We’ve entered the most hectic of the hectic days – those just before Christmas. Despite mutating pestilences, we have, again, managed to get the world ready just in time before the holidays, and can finally start stressing about the real question: how many books from Barack Obama’s 2021 favourites list did we read this past year?
This Yuletide has begun with some sadness: the past week the world has lost two important literary figures. Feminist activist, theorist, professor and writer bell hooks passed away on 15 December. She had a huge influence on the discussion around race, gender and class especially in the US, but her work resonated around the world. For a beginner I can recommend her classic from the 80s: Feminist Theory – From Margin to Center. In it she argues how mainstream feminism relies heavily on spokeswomen who mainly represent white and middle-class women. This is of course timely reading also now, as the fourth wave thrust the intersectionality very much to front and center of the feminist debate.
hooks adopted her pen name from her great-grandmother, and put it in lowercase letters in order to “convey that what is most important to focus upon is her works, not her personal qualities: the “substance of books, not who I am.”
I have written about hooks earlier, and this masters of feminist writing post shall also be your last-minute Christmas gift shopping list. You’re welcome.
Except that there’s also another one on feminist writers’ hall of fame. Maybe for your birthday?

We also lost Eve Babitz, another literary and cultural powerhouse. I wrote about her biography and works earlier, and for those unfamiliar with Babitz’s work, herewith a teaser (it also conveniently comes with links to posts about Babitz’s other books) :
I read a biography of Eve Babitz, written by Vanity Fair contributing editor Lili Anolik, so it was going to be a glamorous do. I am known to have a semi-official obsession with Eve Babitz and her something of an arch-nemesis, Joan Didion, and their literary descriptions of sex, drugs & rock’n roll California of the 60s and 70s they became famous for. I admire their writing and so was not sure exactly what new “Hollywood’s Eve” could possibly bring. Turns out, the book was a bit like the anarchic sister of Tina Brown’s autobiography about her life in journalism and the mad Eighties in Manhattan.
Hollywood’s Eve was an entertaining ride – Babitz herself had contributed to the writing process with interviews and anecdotes, so it gave the text a nice, endorsing touch. Babitz’s own oeuvre is overall very soundbite-y, and also Anolik laces her text with hilarious one-liners:
What to wear when taking cocaine on acid? A Finnish cotton caftan (admittedly more hilarious for the Finnish readership I admit).
What is the reason for Keith Richards’s not dying? He doesn’t mix his drugs.
A need to know tidbit: Eve Babitz’s sister Mirandi was behind clothing Jim Morrison in the skintight, deliciously thin leather trousers. Her clothing brand handmade the trousers of soft brown cowhide, so dainty it was actually meant for making gloves.

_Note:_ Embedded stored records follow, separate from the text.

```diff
+template <int ACT>
+__global__ __launch_bounds__(256, 1) void k_dx_ws(CGArgs a, const __bf16* __restrict__ img, int ntiles, int nranges) {
+    extern __shared__ __attribute__((aligned(16))) char ldsx[];
+    const int tid = threadIdx.x, lane = tid & 63;
+    const int wave = __builtin_amdgcn_readfirstlane(tid >> 6);
+    const int j = lane & 31, h = lane >> 5;
+    int range, grp;
+    {
+        const int id = blockIdx.x;
+        const int full = nranges & ~7;
+        if (id < full * 2) {
+            const int g = id >> 4, rem = id & 15;
+            range = g * 8 + (rem & 7);
+            grp = rem >> 3;
+        } else {
+            const int t = id - full * 2;
+            grp = t & 1;
+            range = full + (t >> 1);
+        }
+    }
+    const int t_lo = (int)((long long)range * ntiles / nranges), t_hi = (int)((long long)(range + 1) * ntiles / nranges);
+    if (t_lo >= t_hi) return;
+    const int mtile = grp * 4 + wave;
+    const int N = (int)a.N;
+    const float* __restrict__ X = a.X[0];
+    const float* __restrict__ G = a.gate_x;
+    float* __restrict__ og = a.out[0] + mtile * 32 + ((lane & 7) << 2);
+    unsigned* const outmax = a.outmax_dev;
+
+    bf16x8 A[16][3];
+    {
+        const char* ip = reinterpret_cast<const char*>(img) + (long long)mtile * kTileBytes + lane * 16;
+#pragma unroll
+        for (int kk = 0; kk < 16; ++kk)
+#pragma unroll
+            for (int pl = 0; pl < 3; ++pl)
+                A[kk][pl] = *reinterpret_cast<const bf16x8*>(ip + (long long)(kk >> 1) * 8 * kTileBytes + (kk & 1) * (kTileBytes / 2) + pl * 1024);
+    }
+
+    const int lcol = (tid & 7) | ((tid >> 7) << 3), kseg = (tid >> 3) & 15;
+    int ln = t_lo * 32 + lcol;
+    float4 raw[2][4];
+    bool rok[2] = {false, false};
+    auto load_raw = [&]() {
+#pragma unroll
+        for (int c2 = 0; c2 < 2; ++c2) {
+            const int n = ln + 16 * c2;
+            rok[c2] = n < N;
+            const float* p = X + (long long)(rok[c2] ? n : 0) * 256 + 16 * kseg;
+#pragma unroll
+            for (int i = 0; i < 4; ++i) raw[c2][i] = reinterpret_cast<const float4*>(p)[i];
+        }
+        ln += 32;
+    };
+    auto split_write = [&](char* buf, int q) {
+        const int c2 = q >> 1, half = q & 1;
+        bf16x8 ph, pm, pl;
+#pragma unroll
+        for (int e = 0; e < 8; ++e) {
+            const float4 r = raw[c2][2 * half + (e >> 2)];
+            const float x = (e & 3) == 0 ? r.x : (e & 3) == 1 ? r.y : (e & 3) == 2 ? r.z : r.w;
+            __bf16 hh, mm, ll;
+            split3(rok[c2] ? x : 0.f, hh, mm, ll);
+            ph[e] = hh; pm[e] = mm; pl[e] = ll;
+        }
+        char* d = buf + kseg * 3072 + (lcol + 16 * c2 + 32 * half) * 16;
+        *reinterpret_cast<bf16x8*>(d) = ph;
+        *reinterpret_cast<bf16x8*>(d + 1024) = pm;
+        *reinterpret_cast<bf16x8*>(d + 2048) = pl;
+    };
+    float* patch = reinterpret_cast<float*>(ldsx + 2 * kDxTile) + wave * 1024;
+    float4 pv[4], gv[4];
+    float omax = 0.f;
+    auto patch_read = [&]() {
+#pragma unroll
+        for (int it = 0; it < 4; ++it) pv[it] = *reinterpret_cast<const float4*>(patch_rows(patch, lane, it));
+    };
+    auto load_gate = [&](int t) {
+        if (ACT == WN_ACT_NONE) return;
+#pragma unroll
+        for (int it = 0; it < 4; ++it) {
+            const int n = t * 32 + it * 8 + (lane >> 3);
+            gv[it] = *reinterpret_cast<const float4*>(G + (long long)(n < N ? n : 0) * 256 + mtile * 32 + ((lane & 7) << 2));
+        }
+    };
+    auto store_tile = [&](int t) {
+#pragma unroll
+        for (int it = 0; it < 4; ++it) {
+            const int n = t * 32 + it * 8 + (lane >> 3);
+            float4 v = pv[it];
+            if (ACT != WN_ACT_NONE) {
+                v.x *= act_grad(gv[it].x, ACT); v.y *= act_grad(gv[it].y, ACT);
+                v.z *= act_grad(gv[it].z, ACT); v.w *= act_grad(gv[it].w, ACT);
+            }
+            if (n < N) {
+                if (outmax) omax = fmaxf(omax, fmaxf(fmaxf(fabsf(v.x), fabsf(v.y)), fmaxf(fabsf(v.z), fabsf(v.w))));
+                *reinterpret_cast<float4*>(og + (long long)n * 256) = v;
+            }
+        }
+    };
+
+    f32x16 acc;
+#pragma unroll
+    for (int r = 0; r < 16; ++r) acc[r] = 0.f;
+
+    auto step = [&](int t) {
+        char* nxt = ldsx + ((t - t_lo + 1) & 1) * kDxTile;
+        const char* rd = ldsx + ((t - t_lo) & 1) * kDxTile + lane * 16;
+        bf16x8 fr[kDxAhead + 1][3];
+        auto ldB = [&](int kk, bf16x8 (&f)[3]) {
+            f[0] = *reinterpret_cast<const bf16x8*>(rd + kk * 3072);
+            f[1] = *reinterpret_cast<const bf16x8*>(rd + kk * 3072 + 1024);
+            f[2] = *reinterpret_cast<const bf16x8*>(rd + kk * 3072 + 2048);
+        };
+#pragma unroll
+        for (int kk = 0; kk < kDxAhead; ++kk) ldB(kk, fr[kk]);
+#pragma unroll
+        for (int kk = 0; kk < 16; ++kk) {
+            bf16x8 (&f)[3] = fr[kk % (kDxAhead + 1)];
+            asm volatile("" ::"v"(f[0]));
+            asm volatile("" ::"v"(f[1]));
+            asm volatile("" ::"v"(f[2]));
+            if (kk + kDxAhead < 16) ldB(kk + kDxAhead, fr[(kk + kDxAhead) % (kDxAhead + 1)]);
+            __builtin_amdgcn_sched_barrier(0);
+            acc = __builtin_amdgcn_mfma_f32_32x32x16_bf16(A[kk][2], f[0], acc, 0, 0, 0);
+            acc = __builtin_amdgcn_mfma_f32_32x32x16_bf16(A[kk][0], f[2], acc, 0, 0, 0);
+            acc = __builtin_amdgcn_mfma_f32_32x32x16_bf16(A[kk][1], f[1], acc, 0, 0, 0);
+            acc = __builtin_amdgcn_mfma_f32_32x32x16_bf16(A[kk][1], f[0], acc, 0, 0, 0);
+            acc = __builtin_amdgcn_mfma_f32_32x32x16_bf16(A[kk][0], f[1], acc, 0, 0, 0);
+            acc = __builtin_amdgcn_mfma_f32_32x32x16_bf16(A[kk][0], f[0], acc, 0, 0, 0);
+            __builtin_amdgcn_sched_barrier(0);
+            if (kk < 4) {
+                split_write(nxt, kk);
+                __builtin_amdgcn_sched_barrier(0);
+            }
+            if (kk == 4) {
+                load_raw();
+                __builtin_amdgcn_sched_barrier(0);
+            }
+            if (kk == 6) {
+                patch_read();
+                __builtin_amdgcn_sched_barrier(0);
+            }
+            if (kk == 7) {
+                if (t > t_lo) store_tile(t - 1);
+                load_gate(t);
+                __builtin_amdgcn_sched_barrier(0);
+            }
+        }
+#pragma unroll
+        for (int q = 0; q < 4; ++q)
+            *reinterpret_cast<float4*>(patch_tile(patch, j, h, q)) = make_float4(acc[4 * q], acc[4 * q + 1], acc[4 * q + 2], acc[4 * q + 3]);
+#pragma unroll
+        for (int r = 0; r < 16; ++r) acc[r] = 0.f;
+        asm volatile("s_waitcnt lgkmcnt(0)" ::: "memory");
+        __builtin_amdgcn_s_barrier();
+    };
+
+    load_raw();
+#pragma unroll
+    for (int q = 0; q < 4; ++q) split_write(ldsx, q);
+    load_raw();
+    asm volatile("s_waitcnt lgkmcnt(0)" ::: "memory");
+    __builtin_amdgcn_s_barrier();
+    for (int t = t_lo; t < t_hi; ++t) step(t);
+    patch_read();
+    store_tile(t_hi - 1);
+    if (outmax) {
+        for (int o = 32; o >= 1; o >>= 1) omax = fmaxf(omax, __shfl_xor(omax, o));
+        if (lane == 0) {
+            const unsigned bits = __float_as_uint(omax);
+            if (bits > __hip_atomic_load(outmax, __ATOMIC_RELAXED, __HIP_MEMORY_SCOPE_AGENT)) atomicMax(outmax, bits);
+        }
+    }
+}
+
 int launch_colgemm_b3(Call& c, CGArgs& a, int mode, int nprob, hipStream_t s) {
     if (mode != 0 && mode != 2 && mode != 3 && mode != 4 && mode != 5 && mode != 6) return WN_ESHAPE;
     if (mode == 6 && !(c.fp16x2() && a.M == 256 && a.nsrc == 1 && a.xent_target && a.xent_loss && a.out[0] &&
@@ -1001,6 +1181,39 @@
         if (nranges > ntiles) nranges = ntiles;
         if (nranges >= 1) {
             hipLaunchKernelGGL(k_dz_ws, dim3(ng * nranges), dim3(512), kWsLds, s, a, (const __bf16*)img, mtiles, ntiles, nranges);
+            WN_LAUNCH_CHECK();
+            return WN_OK;
+        }
+    }
+    if (!one && !h2 && mode == 0 && a.nsrc == 1 && mtiles == 8 && nchunks == 8 && a.ldo == 256 && (a.ldx == 0 || a.ldx == 256) &&
+        !a.bias[0] && !a.residual && !a.accumulate && a.act == WN_ACT_NONE && a.off == 0 && a.soff[0] == 0 && !a.out_rows_per_b &&
+        a.N < (1ll << 30) && a.rows_out_per_b == a.N && a.rows_src_per_b == a.N && !c.flag(WN_EXEC_NO_PIPELINED_GEMM) &&
+        (!a.gate_x || a.gate_act == WN_ACT_RELU || a.gate_act == WN_ACT_ELU)) {
+        int dev = 0;
+        WN_HIP(hipGetDevice(&dev));
+        static int capacity[64];
+        if (dev < 0 || dev >= 64) { wn::set_error("colgemm_b3: device index %d", dev); return WN_ESHAPE; }
+        if (!capacity[dev]) {
+            int n_cu = 0, per_cu = 0;
+            WN_HIP(hipDeviceGetAttribute(&n_cu, hipDeviceAttributeMultiprocessorCount, dev));
+            WN_HIP(hipFuncSetAttribute(reinterpret_cast<const void*>(k_dx_ws<WN_ACT_NONE>), hipFuncAttributeMaxDynamicSharedMemorySize, kDxLds));
+            WN_HIP(hipFuncSetAttribute(reinterpret_cast<const void*>(k_dx_ws<WN_ACT_RELU>), hipFuncAttributeMaxDynamicSharedMemorySize, kDxLds));
+            WN_HIP(hipFuncSetAttribute(reinterpret_cast<const void*>(k_dx_ws<WN_ACT_ELU>), hipFuncAttributeMaxDynamicSharedMemorySize, kDxLds));
+            WN_HIP(hipOccupancyMaxActiveBlocksPerMultiprocessor(&per_cu, k_dx_ws<WN_ACT_RELU>, 256, kDxLds));
+            capacity[dev] = n_cu * per_cu > 0 ? n_cu * per_cu : -1;
+        }
+        const int ntiles = cdiv(a.N, 32);
+        int nranges = capacity[dev] / 2;
+        if (nranges > ntiles) nranges = ntiles;
+        if (nranges >= 1) {
+            if (a.outmax_dev) plan_xmax_written(c, a.out[0]);
+            const int gact = a.gate_x ? a.gate_act : WN_ACT_NONE;
+            if (gact == WN_ACT_RELU)
+                hipLaunchKernelGGL((k_dx_ws<WN_ACT_RELU>), dim3(2 * nranges), dim3(256), kDxLds, s, a, (const __bf16*)img, ntiles, nranges);
+            else if (gact == WN_ACT_ELU)
+                hipLaunchKernelGGL((k_dx_ws<WN_ACT_ELU>), dim3(2 * nranges), dim3(256), kDxLds, s, a, (const __bf16*)img, ntiles, nranges);
+            else
+                hipLaunchKernelGGL((k_dx_ws<WN_ACT_NONE>), dim3(2 * nranges), dim3(256), kDxLds, s, a, (const __bf16*)img, ntiles, nranges);
             WN_LAUNCH_CHECK();
             return WN_OK;
         }
```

(I have no idea why I was so impressed by this fact, but here it is, and the pants are on display at the Hard Rock Café in Hollywood)
Again, I warmly recommend reading both Babitz and Didion. I wrote about them two years ago in “The Vintage Party Girls” and “Party Girls Die in Pearls“. They didn’t much like each other when they were the hot shit in California. Frankly their decades old, bygone literary feud is the only one I can feign interest in caring about, as the world around me continues to sink into the hellhole of its own making.
May she rest in peace, and may her literary nemesis Joan Didion have many a happy return still.